Lei: un uccello nero con il becco bianco dall’aguzza punta, coronato dallo scudo dello stesso colore che le copre la fronte. La testa di una papera, la conformazione fisica di un pollo. Lui: lo stesso, solamente un po’ più grande. E allora per quale ragione, sarebbe giusto chiedersi, la loro prole ha un tale aspetto tanto surreale? Quello di 8, 9 piccoli uccelli, color verde oliva scuro, la testa rossa come il fuoco e una corona di piume gialle, simile alle punte dei capelli di un Super Sayan. Davvero l’istinto è uno strumento valido, nell’affrontare e definire i casi della vita! Poiché immaginando tale situazione nell’ambiente umano, assai difficilmente il padre accetterebbe tutto questo senza farsi una domanda o due. Eppure queste sono coppie che resistono l’intero giro di stagione, che collaborano per costruire il nido e non lo lasciano fino al momento in cui, auspicabilmente, una ragionevole percentuale di quei piccoli diventa indipendente. “Ragionevole” costituendo, nel caso in questione, una quantità decisamente soggettiva: poiché nulla, nelle leggi di natura, sottintende che l’erede generazionale di una qualsiasi delle specie del genere Fulica possa raggiungere l’età riproduttiva, come invece pare auspicabile per le tante specie d’uccelli lacustri come le anatre o le oche, straordinariamente attenti nel proteggere i figli e figlie della loro importante unione.
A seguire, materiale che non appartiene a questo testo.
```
struct sz21_plan {
    bool use_beam = false;
    bool segenc = false;
    bool seghist = false;
    bool dev_book = false;
    bool sliced = false;
    int slices_req = 1;
    int se_vw = 1, se_segb = 0, se_nseg = 0, se_nrmax = szh_se::NR; size_t se_tile = 0;
    int sh_rshift = 0;
    bool revise(unsigned enc_maxlen) { if (!segenc || enc_maxlen <= 32) return false; segenc = false; seghist = false; return true; }
};
template <class T>
sz21_plan sz21_make_plan(const szhip_ctx *ctx, const szh_geom3 &G, unsigned intervals, size_t reg_count, bool beam_ok, bool overlap, bool feed, size_t meta_len)
{
    sz21_plan P;
    const int64_t n = G.n;
    P.use_beam = !overlap && beam_ok;
    const int segenc_sw = tune_int("SZ_HIP_SEGENC", 1);
    P.segenc = G.ndim == 3 && segenc_sw != 0 && (!feed || segenc_sw == 2);
    P.se_vw = (G.g2.count % 8) == 0 ? 8 : ((G.g2.count % 4) == 0 ? 4 : 1);
    if (P.segenc) {
        bool ok = intervals < 65536 && (double)n < 4.0e9;
        if ((int64_t)G.g0.late * G.g1.late * G.g2.late < 32) ok = false;
        const size_t fixed = ((size_t)intervals + 1) * 8 + 16 + szh_se::seg_window_words(G, 32) * 4 + 64;
        const size_t lds_cap = (size_t)63 * 1024, want = (size_t)std::max(4, tune_int("SZ_HIP_SEG_TILE_KB", 14)) * 1024;
        if (ok && fixed + szh_se::seg_tile_bytes(G, 1, P.se_vw) > lds_cap) ok = false;
        if (ok) {
            const size_t budget = std::min(lds_cap - fixed, std::max(want, szh_se::seg_tile_bytes(G, 1, P.se_vw)));
            int sb = 1;
            while (sb < G.g2.num && szh_se::seg_tile_bytes(G, sb + 1, P.se_vw) <= budget && szh_se::seg_pieces_per_thread(G, sb + 1, P.se_vw) <= (size_t)szh_se::PF) ++sb;
            sb = (G.g2.num + (G.g2.num + sb - 1) / sb - 1) / ((G.g2.num + sb - 1) / sb);
            if (const int f = tune_int("SZ_HIP_SEG_SEGB", 0)) sb = std::max(1, std::min(f, sb));
            P.se_segb = sb;
            P.se_nseg = (G.g2.num + sb - 1) / sb;
            P.se_tile = szh_se::seg_tile_bytes(G, sb, P.se_vw);
            const int rows_typ = (2 * G.g0.split > G.g0.num ? G.g0.early : G.g0.late) * (2 * G.g1.split > G.g1.num ? G.g1.early : G.g1.late);
            const int runs_typ = std::max(1, sb * rows_typ), rounds_typ = (runs_typ + 256 * szh_se::NR - 1) / (256 * szh_se::NR);
            P.se_nrmax = std::max(1, std::min(szh_se::NR, (runs_typ + 256 * rounds_typ - 1) / (256 * rounds_typ)));
            if ((double)G.g0.num * G.g1.num >= 2.0e9) ok = false;
        }
        P.segenc = ok;
    }
    P.seghist = P.segenc && intervals <= SZH_COL_HBINS && tune_int("SZ_HIP_SEGHIST", 1) != 0;
    if (P.seghist) P.sh_rshift = hist_rshift(intervals, 4096);
    P.dev_book = P.segenc && reg_count == 0 && !ctx->no_dev_book && tune_int("SZ_HIP_DEV_BOOK", 0) != 0 && G.g0.num * G.g1.num <= 1024 * SZH_COL_SCAN_PER &&
                 tune_int("SZ_HIP_SEG_SCAN1", 1) != 0 && meta_len + 8 + 4 + sizeof(T) + 1 + sizeof(T) <= 3072;
    P.slices_req = tune_int("SZ_HIP_SLICES", ctx->gate ? tune_int("SZ_HIP_SLICES_POOL", 2) : 4);
    P.sliced = P.use_beam && P.slices_req > 1 && !P.seghist;
    return P;
}

template <class T>
struct sz21_call {
    static constexpr int is_double = sizeof(T) == 8;
    static constexpr int64_t LINE = 128 / (int64_t)sizeof(T);
    szhip_ctx *const ctx; const szhip_params *const prm; const unsigned char *meta; const size_t meta_len; const int out_on_device; unsigned char **const out; size_t *const out_size;
    const double eb_in; const T eb; const hipStream_t st;
    const bool two_d;
    const szh_geom3 G; const int ncoef, ncols; const int64_t n, nb;
    const double t_begin = now_ms(); double host_ms = 0;
    const int tp_on = tune_int("SZ_HIP_TIMING", 0); double tp_t[32]; const char *tp_n[32]; int tp_k = 0;
    szhip_stats S;
    const T *d_in = nullptr; u64 *sm = nullptr; T *d_coef = nullptr; uint8_t *d_lor = nullptr; uint16_t *d_nat = nullptr, *d_blk = nullptr; unsigned *d_hist = nullptr, *h_hist = nullptr;
    T noise = 0; bool fit_tile = false; int ft_nseg = 0;
    size_t ind_bytes = 0; unsigned char *ind_bits = nullptr; u64 *nreg_h = nullptr, *minmax_h = nullptr;
    unsigned intervals = 0; int use_mean = 0; T mean = 0; size_t reg_count = 0;
    std::vector<unsigned char> meta_own;
    sz21_plan P;
    unsigned *tile_done = nullptr; size_t beam_words = 0;
    int perm_segb = 1, perm_nseg = 1; size_t perm_lds = 0;
    std::vector<szh_se::seg_t> se_segs; std::vector<u64> tab_code; std::vector<uint8_t> tab_len;
    unsigned enc_maxlen = 0; bool enc32 = false; size_t lds_e32 = 0;
    unsigned char *hdr = nullptr; size_t pre_len = 0, sections_total = 0, hdr_len = 0, unpred_bytes = 0, total_len = 0; u64 total_bits = 0, total_unpred = 0;
    u64 h_small[SM_COUNT];
    bool synced = false;
    szhost_coeffs cf;
    size_t sec_len[4] = {0, 0, 0, 0};
    std::vector<std::thread> section_threads;
    std::atomic<int> section_failed{0};
    std::vector<unsigned char> all_reg_keep;
    std::vector<uint32_t> blk_of_rank;
    size_t chain_done[4] = {0, 0, 0, 0};
    size_t chain_avail = 0;
    double chain_t0[4] = {0, 0, 0, 0}, chain_t1[4] = {0, 0, 0, 0};
    bool overlap = false, feed = false, two_pieces = false;
    fed_call_guard fed_guard;
    T *hcoef = nullptr;
    bool pool_busy = false;
    bool cf_own = false;
    sz21_call(szhip_ctx *c, size_t r0, size_t r1, size_t r2, double eb_, const szhip_params *p, const unsigned char *m, size_t ml, int ood, unsigned char **o, size_t *os)
        : ctx(c), prm(p), meta(m), meta_len(ml), out_on_device(ood), out(o), out_size(os), eb_in(eb_), eb((T)eb_), st(c->stream), two_d(r0 == 0),
          G(r0 == 0 ? szh_make_geom2((int)r1, (int)r2) : szh_make_geom3((int)r0, (int)r1, (int)r2)), ncoef(r0 == 0 ? 3 : 4), ncols(G.g0.num * G.g1.num), n(G.n), nb(G.nblocks)
    {
        memset(&S, 0, sizeof(S)); memset(&cf, 0, sizeof(cf));
        S.n_elements = (uint64_t)n; S.n_blocks = (uint64_t)nb;
    }
    ~sz21_call() {
        join_sections();
        if (ctx->chain_pool) ctx->chain_pool->disarm();
        if (cf_own) for (int e = 0; e < 4; ++e) { cf.codes[e] = nullptr; cf.unpred[e] = nullptr; }
        szhost_coeffs_free(&cf);
    }
    void join_sections() {
        for (auto &x : section_threads) if (x.joinable()) x.join();
        if (pool_busy && ctx->chain_pool) { ctx->chain_pool->wait_all(); pool_busy = false; }
    }
    void TP(const char *nm) { if (tp_on && tp_k < 32) { tp_t[tp_k] = now_ms() - t_begin; tp_n[tp_k++] = nm; } }
    void print_trace() const { if (tp_on) { for (int i = 0; i < tp_k; ++i) fprintf(stderr, "%s %.2f | ", tp_n[i], tp_t[i]); fprintf(stderr, "\n"); } }
    bool is_lorenzo(int64_t bb) const { return (ind_bits[bb >> 3] >> (7 - (bb & 7))) & 1; }
    size_t count_lorenzo(int64_t bb, int64_t b_end) const {
        size_t ones = 0;
        for (; bb < b_end && (bb & 7); ++bb) ones += is_lorenzo(bb);
        for (; bb + 64 <= b_end; bb += 64) { uint64_t w8; memcpy(&w8, ind_bits + (bb >> 3), 8); ones += (size_t)__builtin_popcountll(w8); }
        for (; bb < b_end; ++bb) ones += is_lorenzo(bb);
        return ones;
    }
    size_t chains_done() const {
        size_t p = reg_count;
        for (int e = 0; e < ncoef; ++e) { const size_t d = __atomic_load_n(&chain_done[e], __ATOMIC_ACQUIRE); if (d < p) p = d; }
        return p;
    }
    int launch_fit(hipStream_t s_, int um, T mn) {
// ... 439 lines not shown
                if ((++spins & 127u) == 0) {
                    const hipError_t q = hipEventQuery(ctx->ev[3]);
                    if (q == hipSuccess) { sweep_over = true; break; }
                    if (q != hipErrorNotReady) HIPCHK(q);
                }
            }
            if (b0_hi > b0_done) {
                const int64_t h_lo = hist_first, h_hi = b0_hi >= G.g0.num ? (int64_t)n : ((int64_t)rows_need * G.d0) / 8 * 8;
                hist_first = h_hi;
                const int grid = (int)std::min<int64_t>(((h_hi - h_lo) / 8 + 255) / 256 + 1, 2048);
                if (h_hi > h_lo) hipLaunchKernelGGL(k_hist_u16, dim3(grid), dim3(256), hist_lds, ctx->stream2, (const uint16_t *)d_nat, h_hi, intervals, rshift, use_lds, d_hist, h_lo);
                if (!P.segenc) launch_permute(ctx->stream3, b0_done * G.g1.num, (b0_hi - b0_done) * G.g1.num);
                HIPCHK(hipGetLastError());
                b0_done = b0_hi;
            }
        }
        HIPCHK(hipMemcpyAsync(h_hist, d_hist, (size_t)intervals * 4, hipMemcpyDeviceToHost, ctx->stream2));
        HIPCHK(hipEventRecord(ctx->ev_fit, ctx->stream2));
        if (!P.segenc) TRY(scan_col_zeros(ctx->stream3));
        HIPCHK(hipEventRecord(ctx->ev_perm, ctx->stream3));
        return SZHIP_OK;
    }
    int hist_and_order() {
        TRY(ensure(ctx, ctx->hist, (size_t)(65536 + 8192) * 4 + 64));
        d_hist = (unsigned *)ctx->hist.p;
        TRY(ensure_pinned(ctx, (size_t)intervals * 4 + 64));
        h_hist = (unsigned *)ctx->pinned;
        if (P.seghist) {
            TRY(ensure(ctx, ctx->seg_hist, (size_t)ncols * intervals * 4));
            HIPCHK(hipMemsetAsync(d_hist, 0, (size_t)intervals * 4, st));
            hipLaunchKernelGGL(k_col_hist, dim3((unsigned)ncols), dim3(256), ((size_t)intervals * 4) << P.sh_rshift, st, G, (const uint16_t *)d_nat, intervals, P.sh_rshift, P.se_vw, (unsigned *)ctx->seg_hist.p);
            hipLaunchKernelGGL(k_hist_reduce, dim3((unsigned)std::min<int64_t>(64, ncols)), dim3(256), 0, st, (const unsigned *)ctx->seg_hist.p, intervals, (int64_t)ncols, d_hist);
            HIPCHK(hipGetLastError());
            if (!P.dev_book) {
                HIPCHK(hipMemcpyAsync(h_hist, d_hist, (size_t)intervals * 4, hipMemcpyDeviceToHost, st));
                HIPCHK(hipEventRecord(ctx->ev_fit, st));
            }
        } else if (!P.sliced) TRY(launch_hist());
        TRY(ensure(ctx, ctx->col_zeros, (size_t)ncols * 4));
        TRY(ensure(ctx, ctx->col_zeros64, (size_t)ncols * 8));
        TRY(ensure(ctx, ctx->col_off, (size_t)ncols * 8));
        if (P.sliced) TRY(hist_and_order_sliced());
        else if (!P.segenc) TRY(permute_all());
        return SZHIP_OK;
    }
    unsigned char *put_front(unsigned char *q) const {
        memcpy(q, meta, meta_len); q += meta_len;
        szhost_put_u64be(q, (uint64_t)n); q += 8;
        szhost_put_u32be(q, (uint32_t)G.block_size); q += 4;
        if (is_double) szhost_put_f64be(q, (double)eb); else szhost_put_f32be(q, (float)eb);
        return q + sizeof(T);
    }
    int upload_segments() {
        se_segs.resize((size_t)P.se_nseg);
        for (int q = 0; q < P.se_nseg; ++q) se_segs[(size_t)q] = szh_se::make_seg(G, 1, q, P.se_segb, P.se_vw);
        TRY(ensure(ctx, ctx->seg_tab, se_segs.size() * sizeof(szh_se::seg_t)));
        HIPCHK(hipMemcpyAsync(ctx->seg_tab.p, se_segs.data(), se_segs.size() * sizeof(szh_se::seg_t), hipMemcpyHostToDevice, st));
        return SZHIP_OK;
    }
    template <class F>
    int pack_columns(unsigned char *d_stream, u64 base_bits, const u64 *d_plan, unsigned maxlen, F &&between) {
        const int64_t nent = (int64_t)ncols;
        TRY(ensure(ctx, ctx->seg_bits, (size_t)nent * 8)); TRY(ensure(ctx, ctx->seg_zeros, (size_t)nent * 8));
        TRY(ensure(ctx, ctx->seg_bitoff, (size_t)nent * 8)); TRY(ensure(ctx, ctx->seg_zoff, (size_t)nent * 8));
        u64 *const bits = (u64 *)ctx->seg_bits.p, *const zeros = (u64 *)ctx->seg_zeros.p, *const bitoff = (u64 *)ctx->seg_bitoff.p, *const zoff = (u64 *)ctx->seg_zoff.p;
        const size_t lb = intervals <= 16384 ? (size_t)intervals : 16;
        if (P.seghist) hipLaunchKernelGGL(k_col_bits_h, dim3((unsigned)((nent + 255) / 256)), dim3(256), 0, st, (const unsigned *)ctx->seg_hist.p, (const uint8_t *)ctx->len_tab.p, intervals, nent, bits, zeros);
        else hipLaunchKernelGGL(k_col_bits, dim3((unsigned)nent), dim3(256), lb, st, G, (const uint16_t *)d_nat, (const uint8_t *)ctx->len_tab.p, intervals, P.se_vw, bits, zeros);
        if (nent <= 1024 * SZH_COL_SCAN_PER && tune_int("SZ_HIP_SEG_SCAN1", 1))
            hipLaunchKernelGGL(k_col_scan, dim3(1), dim3(1024), 0, st, (const u64 *)bits, (const u64 *)zeros, (int)nent, bitoff, zoff, sm + SM_TOTAL_BITS, sm + SM_TOTAL_UNPRED, base_bits, (unsigned *)d_stream, d_plan);
        else {
            TRY(scan_u64(ctx, (const u64 *)bits, nent, bitoff, sm + SM_TOTAL_BITS));
            TRY(scan_u64(ctx, (const u64 *)zeros, nent, zoff, sm + SM_TOTAL_UNPRED));
            hipLaunchKernelGGL(k_col_bounds, dim3((unsigned)((nent + 1 + 255) / 256)), dim3(256), 0, st, (const u64 *)bitoff, nent, (const u64 *)(sm + SM_TOTAL_BITS), base_bits, (unsigned *)d_stream);
        }
        HIPCHK(hipGetLastError());
        TRY(between());
        const unsigned win = (unsigned)szh_se::seg_window_words(G, std::max(1u, maxlen), P.se_nrmax);
        const size_t lds = ((size_t)intervals + 1) * 8 + P.se_tile + 16 + (size_t)win * 4;
        auto encode = [&](auto kernel) {
            hipLaunchKernelGGL(kernel, dim3((unsigned)nent), dim3(256), lds, st, G, (const uint16_t *)d_nat, (const u64 *)ctx->code_tab.p, intervals, (const szh_se::seg_t *)ctx->seg_tab.p, P.se_nseg, P.se_vw,
                               P.se_nrmax, P.se_tile, win, (const u64 *)bitoff, (const u64 *)zoff, base_bits, (unsigned *)d_stream, d_in, (T *)ctx->unpred.p, d_plan);
        };
        if (G.g2.num >= 2 && G.g2.early <= szh_se::INNER && G.g2.late >= szh_se::INNER - 1) encode(k_col_encode<T, true>);
        else encode(k_col_encode<T, false>);
        HIPCHK(hipGetLastError());
        return SZHIP_OK;
    }
    int enqueue_readback() {
        HIPCHK(hipEventRecord(ctx->ev[4], st));
        TP("encode launched");
        HIPCHK(hipMemcpyAsync(h_small, sm, SM_COUNT * 8, hipMemcpyDeviceToHost, st));
        return SZHIP_OK;
    }
    int deliver(unsigned char *d_stream, size_t len, bool in_place) {
        if (out_on_device == 2) {
            if (!*out || *out_size < len) FAIL(SZHIP_ERR_ARG, "caller's device buffer too small (%zu < %zu)", *out_size, len);
            if (!in_place) { HIPCHK(hipMemcpyAsync(*out, d_stream, len, hipMemcpyDeviceToDevice, st)); synced = false; }
            if (!synced) HIPCHK(hipStreamSynchronize(st));
        } else if (out_on_device) {
            if (!synced) HIPCHK(hipStreamSynchronize(st));
            *out = d_stream;
        } else {
            unsigned char *h = (unsigned char *)malloc(len ? len : 1);
            if (!h) FAIL(SZHIP_ERR_INTERNAL, "out of host memory");
            const int rc_copy = staged_copy(ctx, h, d_stream, len, false);
            if (rc_copy != SZHIP_OK) { free(h); return rc_copy; }
            *out = h;
        }
        *out_size = len;
        synced = true;
        return SZHIP_OK;
    }
    int check_final(bool declined, unsigned book_status, u64 bits, u64 unpred) {
        if ((unsigned)h_small[SM_ERR] == 2) { ctx->coef_late = true; FAIL(SZHIP_ERR_INTERNAL, "wavefront kernel: the regression coefficients did not arrive"); }
        if ((unsigned)h_small[SM_ERR] != 0) { ctx->wave_timeout = true; FAIL(SZHIP_ERR_INTERNAL, "wavefront kernel: halo wait timed out"); }
        if (declined) {
            ctx->book_declined = true;
            snprintf(ctx->err, sizeof(ctx->err), "device code book declined (status %u)", book_status);
            return SZHIP_ERR_INTERNAL;
        }
        if ((bits > 0 && h_small[SM_TOTAL_BITS] != bits) || h_small[SM_TOTAL_UNPRED] != unpred)
            FAIL(SZHIP_ERR_INTERNAL, "entropy stage mismatch (bits %llu vs %llu, unpredictable %llu vs %llu)", (unsigned long long)h_small[SM_TOTAL_BITS],
                 (unsigned long long)bits, (unsigned long long)h_small[SM_TOTAL_UNPRED], (unsigned long long)unpred);
        return SZHIP_OK;
    }
    void finish_stats(size_t len, u64 unpred, int packing, int book_on_device) {
        float ms = 0;
        hipEventElapsedTime(&ms, ctx->ev[0], ctx->ev[1]); S.ms_prequant = ms;
        hipEventElapsedTime(&ms, ctx->ev[2], ctx->ev[3]); S.ms_quant = ms;
        hipEventElapsedTime(&ms, ctx->ev[3], ctx->ev[4]); S.ms_entropy = ms;
        S.n_unpred = unpred; S.ms_host = host_ms; S.ms_total = now_ms() - t_begin; S.out_bytes = len; S.packing = packing; S.book_on_device = book_on_device;
    }
    int encode_with_device_book() {
        const size_t bk_front = meta_len + 8 + 4 + sizeof(T), bk_mid = 1 + sizeof(T);
        if (!P.seghist) HIPCHK(hipStreamWaitEvent(st, ctx->ev_fit, 0));
        if (!ctx->book_pin) HIPCHK(hipHostMalloc((void **)&ctx->book_pin, 4096, hipHostMallocDefault));
        unsigned char *const blob = (unsigned char *)ctx->book_pin + 256;
        unsigned char *const mid = put_front(blob);
        mid[0] = (unsigned char)use_mean; memcpy(mid + 1, &mean, sizeof(T));
        const size_t plan_fixed = bk_front + 12 + bk_mid + ind_bytes + 8;
        const size_t tree_cap = 1 + (size_t)9 * (2 * SZH_BOOK_CAP - 1);
        const size_t unpred_cap = std::min((size_t)n * sizeof(T), (size_t)n * sizeof(T) / 4 + 65536);
        const bool in_place = out_on_device == 2 && *out && *out_size >= plan_fixed + tree_cap + 64 && ((uintptr_t)*out & 15) == 0 && tune_int("SZ_HIP_OUT_IN_PLACE", 1);
        const size_t stream_cap = in_place ? *out_size : plan_fixed + tree_cap + (size_t)n * sizeof(T) + 65536;
        if (!in_place) TRY(ensure(ctx, ctx->stream_buf, stream_cap));
        unsigned char *d_stream = in_place ? (unsigned char *)*out : (unsigned char *)ctx->stream_buf.p;
        TRY(ensure(ctx, ctx->book_stage, bk_front + bk_mid)); TRY(ensure(ctx, ctx->book_tree, tree_cap)); TRY(ensure(ctx, ctx->book_rec, 32 + SZH_PLAN_COUNT * 8));
        TRY(ensure(ctx, ctx->code_tab, (size_t)intervals * 8)); TRY(ensure(ctx, ctx->len_tab, (size_t)intervals));
        TRY(ensure(ctx, ctx->unpred, unpred_cap + 64));
        szh_book_rec *const d_rec = (szh_book_rec *)ctx->book_rec.p;
        u64 *const d_plan = (u64 *)((char *)ctx->book_rec.p + 32);
        HIPCHK(hipMemcpyAsync(ctx->book_stage.p, blob, bk_front + bk_mid, hipMemcpyHostToDevice, st));
        hipLaunchKernelGGL(k_huff_book, dim3(1), dim3(256), 0, st, (const unsigned *)d_hist, intervals, SZH_BOOK_TAB_SEG, (unsigned char *)ctx->book_tree.p, (unsigned)tree_cap,
                           (u64 *)ctx->code_tab.p, (uint8_t *)ctx->len_tab.p, d_rec, d_plan, (u64)plan_fixed, (unsigned)sizeof(T), (u64)stream_cap, (u64)unpred_cap);
        HIPCHK(hipGetLastError());
        TRY(upload_segments());
        TRY(pack_columns(d_stream, 0, (const u64 *)d_plan, 32u, [&]() -> int {
            hipLaunchKernelGGL(k_book_tail, dim3((unsigned)std::min<size_t>(64, (plan_fixed + tree_cap + 255) / 256)), dim3(256), 0, st, d_stream, (const unsigned char *)ctx->book_stage.p, (unsigned)bk_front,
                               (unsigned)bk_mid, intervals, (const unsigned char *)ctx->lor_bits.p, ind_bytes, (const unsigned char *)ctx->book_tree.p, (const szh_book_rec *)d_rec, (const u64 *)d_plan);
            return SZHIP_OK;
        }));
        hipLaunchKernelGGL((k_book_unpred<T>), dim3((unsigned)std::min<size_t>(256, (unpred_cap / sizeof(T) + 255) / 256)), dim3(256), 0, st, d_stream, (const T *)ctx->unpred.p, (const szh_book_rec *)d_rec, (const u64 *)d_plan);
        HIPCHK(hipGetLastError());
        TRY(enqueue_readback());
        HIPCHK(hipMemcpyAsync(ctx->book_pin, ctx->book_rec.p, 32 + SZH_PLAN_COUNT * 8, hipMemcpyDeviceToHost, st));
        HIPCHK(hipStreamSynchronize(st));
        synced = true;
// ... 589 lines not shown
```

La folaga, che si tratti di quella Americana o l’eurasiatica comune, definita F. atra, o ancora di una delle nove varianti meno diffuse, è in effetti un qualcosa di estremamente diverso da tali familiari esseri, rientrando piuttosto nella famiglia dei rallidi ovvero la stessa delle porzane, porciglioni e polli sultano. Esseri generalmente inclini a battere per il cibo il terreno asciutto, laddove questo particolare esponente occupa, piuttosto, la nicchia degli stagni o ambienti lacustri, presentando alcuni significativi adattamenti evolutivi: primo tra tutti, la particolare conformazione delle zampe, particolarmente grandi ma non palmate, presentando piuttosto una serie di lobi simili a scaglie, in grado di agire come pagaie propulsive durante il nuoto. Altro episodio importante del loro stile di vita è la costruzione del nido, una strana zattera di sterpaglie e rami, continuamente riparata e mantenuta a galla dagli sforzi della coppia di sposi, semplicemente priva di un’indipendenza funzionale e pronta a sprofondare totalmente, una volta che sarà stato concluso il suo impiego. Che comporta, come precedentemente accennato, la deposizione di una copiosa quantità di uova tra le quali troveranno posto, qualche volta, anche quelle di una femmina rivale. Poiché la folaga, come il cuculo e altre numerose specie di volatili, ha da tempo scoperto la convenienza del parassitismo riproduttivo, ovvero confidare nelle cure amorevoli di un’altra madre, ed i suoi sforzi inconsapevoli, al fine di garantire il benessere del maggior numero possibile di eredi. Ed è proprio a partire da tale imprescindibile e crudele momento, che possiamo rilevare l’importanza della codifica cromatica nella sopravvivenza, o mancanza di essa, nel futuro dei piccoli anatroccoli, così apparentemente dipinti da un pittore astratto…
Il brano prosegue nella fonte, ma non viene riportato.